▸ **WHAT THE TASK ASKS**: What is needed is a single figure: how many lines of the records below contain the word "lens".

Collected data entries
▬▬▬▬▬▬▬▬▬▬

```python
class SAGEDeterministic(nn.Module):

    def __init__(
        self,
        in_channels,
        cat_dims,
        entry_id_max,
        interface_id_max,
        rpctype_id_max,
        hidden_channels,
        num_layers,
        dropout,
        *,
        heads=1,
    ):
        super().__init__()
        self.heads = heads
        self.convs = nn.ModuleList()
        self.convs.append(
            TransformerConv(
                in_channels=in_channels + hidden_channels,
                out_channels=hidden_channels,
                heads=heads,
                edge_dim=hidden_channels * 2,
            )
        )
        self.bns = nn.ModuleList()
        self.bns.append(nn.BatchNorm1d(hidden_channels))
        for _ in range(num_layers - 2):
            self.convs.append(
                TransformerConv(
                    in_channels=hidden_channels,
                    out_channels=hidden_channels,
                    heads=heads,
                    edge_dim=hidden_channels * 2,
                )
            )
            self.bns.append(nn.BatchNorm1d(hidden_channels))
        self.convs.append(
            TransformerConv(
                in_channels=hidden_channels,
                out_channels=hidden_channels,
                heads=heads,
                edge_dim=hidden_channels * 2,
            )
        )
        self.local_linear = nn.Linear(hidden_channels, 1)
        self.global_linear1 = nn.Linear(hidden_channels * 2, hidden_channels)
        self.global_linear2 = nn.Linear(hidden_channels, 1)
        self.cat_embedding = nn.ModuleList()
        for num_categories in cat_dims:
            self.cat_embedding.append(nn.Embedding(num_categories, hidden_channels))

        self.dropout = dropout
        self.entry_embeds = nn.Embedding(entry_id_max + 1, hidden_channels)
        self.interface_embeds = nn.Embedding(interface_id_max + 1, hidden_channels)
        self.rpctype_embeds = nn.Embedding(rpctype_id_max + 1, hidden_channels)
        self.edge_linear = nn.LazyLinear(hidden_channels * 2)
        self._bn_comm = None

    def enable_sync_bn(self, comm):
        self._bn_comm = comm

    def reset_parameters(self):
        for conv in self.convs:
            conv.reset_parameters()
        for bn in self.bns:
            bn.reset_parameters()

    def forward(
        self,
        x,
        cat_X,
        edge_index,
        edge_attr,
        pattern_num_nodes,
        pattern_probs,
        entry_id,
        batch,
        csr=None,
        num_graphs=None,
    ):
        if num_graphs is None:
            num_graphs = int(batch.max().item()) + 1 if batch.numel() else 0
        from ..ops.backend import use_hip

        fused = csr is not None and use_hip(x)
        hidden = self.bns[0].weight.shape[0] if len(self.bns) else 0
        out16 = (fused and ops.gemm_precision() in ("bf16", "fp16")
                 and hidden % 256 == 0 and ops.act16_enabled())
        x = ops.embed_concat_node(x, cat_X,
                                  [t.weight for t in self.cat_embedding],
                                  out16=out16)
        edge_embeds = None
        if not fused:
            edge_embeds = ops.embed_concat_edge(
                edge_attr, self.interface_embeds.weight, self.rpctype_embeds.weight
            )
        n = x.shape[0]

        ptables = {}
        if out16 and ops.p16_enabled() and ops.ptable_group_enabled():
            pifcs, prpcs = ops.ptables_grouped(
                self.interface_embeds.weight, self.rpctype_embeds.weight,
                [c.we_ifc for c in self.convs], [c.we_rpc for c in self.convs])
            ptables = {id(c): pair
                       for c, pair in zip(self.convs, zip(pifcs, prpcs))}

        def run_conv(conv, x, out16=False):
            if fused:
                pifc, prpc = ptables.get(id(conv), (None, None))
                return conv.forward_fused(
                    x, edge_attr, self.interface_embeds.weight,
                    self.rpctype_embeds.weight, csr, out16=out16,
                    pifc=pifc, prpc=prpc,
                )
            return conv(x, edge_index, edge_embeds, csr=csr, num_nodes=n)

        for i, conv in enumerate(self.convs[:-1]):
            x = run_conv(conv, x, out16=out16)
            bn = self.bns[i]
            x = ops.batchnorm_relu(
                x, bn.weight, bn.bias, bn.running_mean, bn.running_var,
                bn.momentum, bn.eps, self.training, fuse_relu=True,
                comm=self._bn_comm, out16=out16, dropout_p=self.dropout,
            )
            if self.training and bn.track_running_stats and bn.num_batches_tracked is not None:
                bn.num_batches_tracked += 1
        x = run_conv(self.convs[-1], x)
        local_predict = ops.linear(x, self.local_linear.weight, self.local_linear.bias)
        mean_x = ops.pattern_pool(x, pattern_probs, pattern_num_nodes, batch, num_graphs)
        entry_vec = ops.embedding(entry_id, self.entry_embeds.weight)
        global_predict = torch.cat([mean_x, entry_vec], dim=1)
        h = ops.linear(global_predict, self.global_linear1.weight, self.global_linear1.bias)
        global_predict = ops.linear(F.relu(h), self.global_linear2.weight, self.global_linear2.bias)
        return global_predict, local_predict
```

pertgnn/ops/functional.py:

```python
from __future__ import annotations

from typing import NamedTuple

import torch

from . import reference as ref
from .backend import ext, use_hip


def deterministic() -> bool:
    import os
    return os.environ.get("PERTGNN_DETERMINISTIC", "0") == "1"


def _table_grad(m, g, idx, rows, h, col_off):
    if rows * h * 4 <= 160 * 1024 and not deterministic():
        if g.dtype == torch.bfloat16 and (
                h % 64 != 0 or 4 * rows * 64 * 4 > 160 * 1024):
            g = g.float()
        return m.vocab_scatter(g, idx, rows, h, col_off)
    order, ptr, row_map, wave_start, row_map2, wave_start2 = _group_by(idx, rows)
    if g.dtype not in (torch.float32, torch.bfloat16):
        g = g.float()
    return m.embed_grouped_scatter_bal(g, order, ptr, row_map, wave_start,
# ... 67 lines not shown

class EdgeTablePlan(NamedTuple):
    idx1: torch.Tensor
    lptr1: torch.Tensor
    idx2: torch.Tensor
    lptr2: torch.Tensor
    idx3: torch.Tensor
    lptr3: torch.Tensor
    n1: int
    n2: int
    V: int
    R: int
    C: int

    def tensors(self):
        return (self.idx1, self.lptr1, self.idx2, self.lptr2, self.idx3,
                self.lptr3)


def _chunk_segments(counts: torch.Tensor, c: int):
    total = int(counts.sum())
    cps = (counts + c - 1) // c
    n_chunks = int(cps.sum())
    seg = torch.repeat_interleave(torch.arange(counts.numel()), cps)
    first = cps.cumsum(0) - cps
    seg_start = counts.cumsum(0) - counts
    start = seg_start[seg] + (torch.arange(n_chunks) - first[seg]) * c
    return seg, torch.cat([start, torch.tensor([total])])


def _build_edge_table_plan(ifc, rpc, V: int, R: int, C: int):
    E = ifc.numel()
    if E and (int(ifc.min()) < 0 or int(ifc.max()) >= V
              or int(rpc.min()) < 0 or int(rpc.max()) >= R):
        raise IndexError("edge_attr index outside the P tables")
    key = ifc * R + rpc
    order = torch.argsort(key, stable=True)
    ukeys, runs = torch.unique_consecutive(key[order], return_counts=True)
    run_of_chunk, lptr1 = _chunk_segments(runs, C)
    ck = ukeys[run_of_chunk]
    n1 = ck.numel()
    members = torch.cat([torch.arange(n1),
                         torch.argsort(ck % R, stable=True)])
    cnt = torch.cat([torch.bincount(ck // R, minlength=V),
                     torch.bincount(ck % R, minlength=R)])
    out_of_member = torch.repeat_interleave(torch.arange(V + R), cnt)
    big = cnt > C
    in_big = big[out_of_member]
    idx2 = members[in_big]
    _, lptr2 = _chunk_segments(cnt[big], C)
    n2 = lptr2.numel() - 1
    len3 = torch.where(big, (cnt + C - 1) // C, cnt)
    lptr3 = torch.cat([torch.zeros(1, dtype=torch.long), len3.cumsum(0)])
    from_l2 = big[torch.repeat_interleave(torch.arange(V + R), len3)]
    idx3 = torch.empty(int(len3.sum()), dtype=torch.long)
    idx3[from_l2] = n1 + torch.arange(n2)
    idx3[~from_l2] = members[~in_big]
    assert order.numel() == E and int(lptr1[-1]) == E
    assert int(lptr2[-1]) == idx2.numel() and int(lptr3[-1]) == idx3.numel()
    assert idx2.numel() == 0 or int(idx2.max()) < n1
    assert idx3.numel() == 0 or int(idx3.max()) < n1 + n2
    assert max(E, n1 + n2, idx3.numel(), idx2.numel()) < 2 ** 31
    i32 = lambda t: t.to(torch.int32)
    return EdgeTablePlan(i32(order), i32(lptr1), i32(idx2), i32(lptr2),
                         i32(idx3), i32(lptr3), n1, n2, V, R, C)


def edge_table_plan(edge_attr: torch.Tensor, V: int, R: int,
                    C: int | None = None) -> EdgeTablePlan:
    if C is None:
        C = _scatter_iters()
    key = ("edge_table", edge_attr.data_ptr(), edge_attr.numel(),
           tuple(edge_attr.stride()), V, R, C)
    hit = _GROUP_CACHE.get(key)
    if hit is not None:
        _GROUP_CACHE.move_to_end(key)
        return hit[1]
    ea = edge_attr[:, :2].cpu().long()
    plan = _build_edge_table_plan(ea[:, 0].contiguous(), ea[:, 1].contiguous(),
                                  V, R, C)
    dev = edge_attr.device
    plan = plan._replace(**{f: getattr(plan, f).to(dev) for f in
                            ("idx1", "lptr1", "idx2", "lptr2", "idx3",
                             "lptr3")})
    nbytes = sum(t.numel() for t in plan.tensors()) * 4
    while _GROUP_CACHE and _GROUP_CACHE_BYTES[0] + nbytes > _GROUP_CACHE_CAP:
        _, old = _GROUP_CACHE.popitem(last=False)
        _GROUP_CACHE_BYTES[0] -= old[-1]
    _GROUP_CACHE[key] = (edge_attr, plan, nbytes)
    _GROUP_CACHE_BYTES[0] += nbytes
    return plan


def apply_plan_reference(plan: EdgeTablePlan, de: torch.Tensor):
    acc = torch.float64 if de.dtype == torch.float64 else torch.float32
    h = de.shape[1]

    def level(src, idx, lptr):
        lens = (lptr[1:] - lptr[:-1]).long()
        seg = torch.repeat_interleave(
            torch.arange(lens.numel(), device=src.device), lens)
        out = torch.zeros(lens.numel(), h, dtype=acc, device=src.device)
        return out.index_add_(0, seg, src.index_select(0, idx.long()))

    p1 = level(de.to(acc), plan.idx1, plan.lptr1)
    p2 = level(p1, plan.idx2, plan.lptr2)
    out = level(torch.cat([p1, p2]), plan.idx3, plan.lptr3)
    return out[:plan.V], out[plan.V:]


def _edge_table_grads(m, de, pifc, prpc, edge_attr):
    V, R, h = pifc.shape[0], prpc.shape[0], de.shape[1]
    if h in (256, 512) and (V * h * 4 > 160 * 1024 or deterministic()):
        if de.dtype not in (torch.float32, torch.bfloat16):
            de = de.float()
        plan = edge_table_plan(edge_attr, V, R)
        od = pifc.dtype if pifc.dtype == torch.bfloat16 else torch.float32
        out = m.edge_table_grad(de, *plan.tensors(), V, R, od).to(pifc.dtype)
        return out[:V], out[V:]
    dpifc = _table_grad(m, de, edge_attr[:, 0], V, h, 0)
    dprpc = _table_grad(m, de, edge_attr[:, 1], R, h, 0)
    if dpifc.dtype != pifc.dtype:
        dpifc = dpifc.to(pifc.dtype)
        dprpc = dprpc.to(prpc.dtype)
    return dpifc, dprpc



class _EdgeAttentionFn(torch.autograd.Function):
    @staticmethod
    def forward(ctx, q, k, v, e, skip, row_ptr, csr_src, col_ptr, csc_dst, csc_eid):
        m = ext()
        out, alpha = m.edge_attn_fwd(q, k, v, e, row_ptr, csr_src, skip)
        ctx.save_for_backward(q, k, v, e, alpha, row_ptr, csr_src, col_ptr, csc_dst, csc_eid)
        return out

    @staticmethod
    def backward(ctx, g):
        q, k, v, e, alpha, row_ptr, csr_src, col_ptr, csc_dst, csc_eid = ctx.saved_tensors
        m = ext()
        dq, dk, dv, de = m.edge_attn_bwd(
            g.contiguous(), q, k, v, e, alpha, row_ptr, csr_src, col_ptr, csc_dst, csc_eid
        )
        return dq, dk, dv, de, g, None, None, None, None, None


def _device_csr(edge_index, num_nodes):
    dev = edge_index.device
    src, dst = edge_index[0], edge_index[1]
    perm = torch.argsort(dst, stable=True)
    src_s = src.index_select(0, perm)
    dst_s = dst.index_select(0, perm)
    row_ptr = torch.zeros(num_nodes + 1, dtype=torch.int32, device=dev)
    row_ptr[1:] = torch.bincount(dst_s, minlength=num_nodes).cumsum(0).to(torch.int32)
    perm2 = torch.argsort(src_s, stable=True)
    col_ptr = torch.zeros(num_nodes + 1, dtype=torch.int32, device=dev)
    col_ptr[1:] = torch.bincount(src_s, minlength=num_nodes).cumsum(0).to(torch.int32)
    csr = (row_ptr, src_s.to(torch.int32), col_ptr,
           dst_s.index_select(0, perm2).to(torch.int32), perm2.to(torch.int32))
    return perm, csr
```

▬▬▬▬▬▬▬▬▬▬

▸ **ANSWER TO THIS TASK**: 3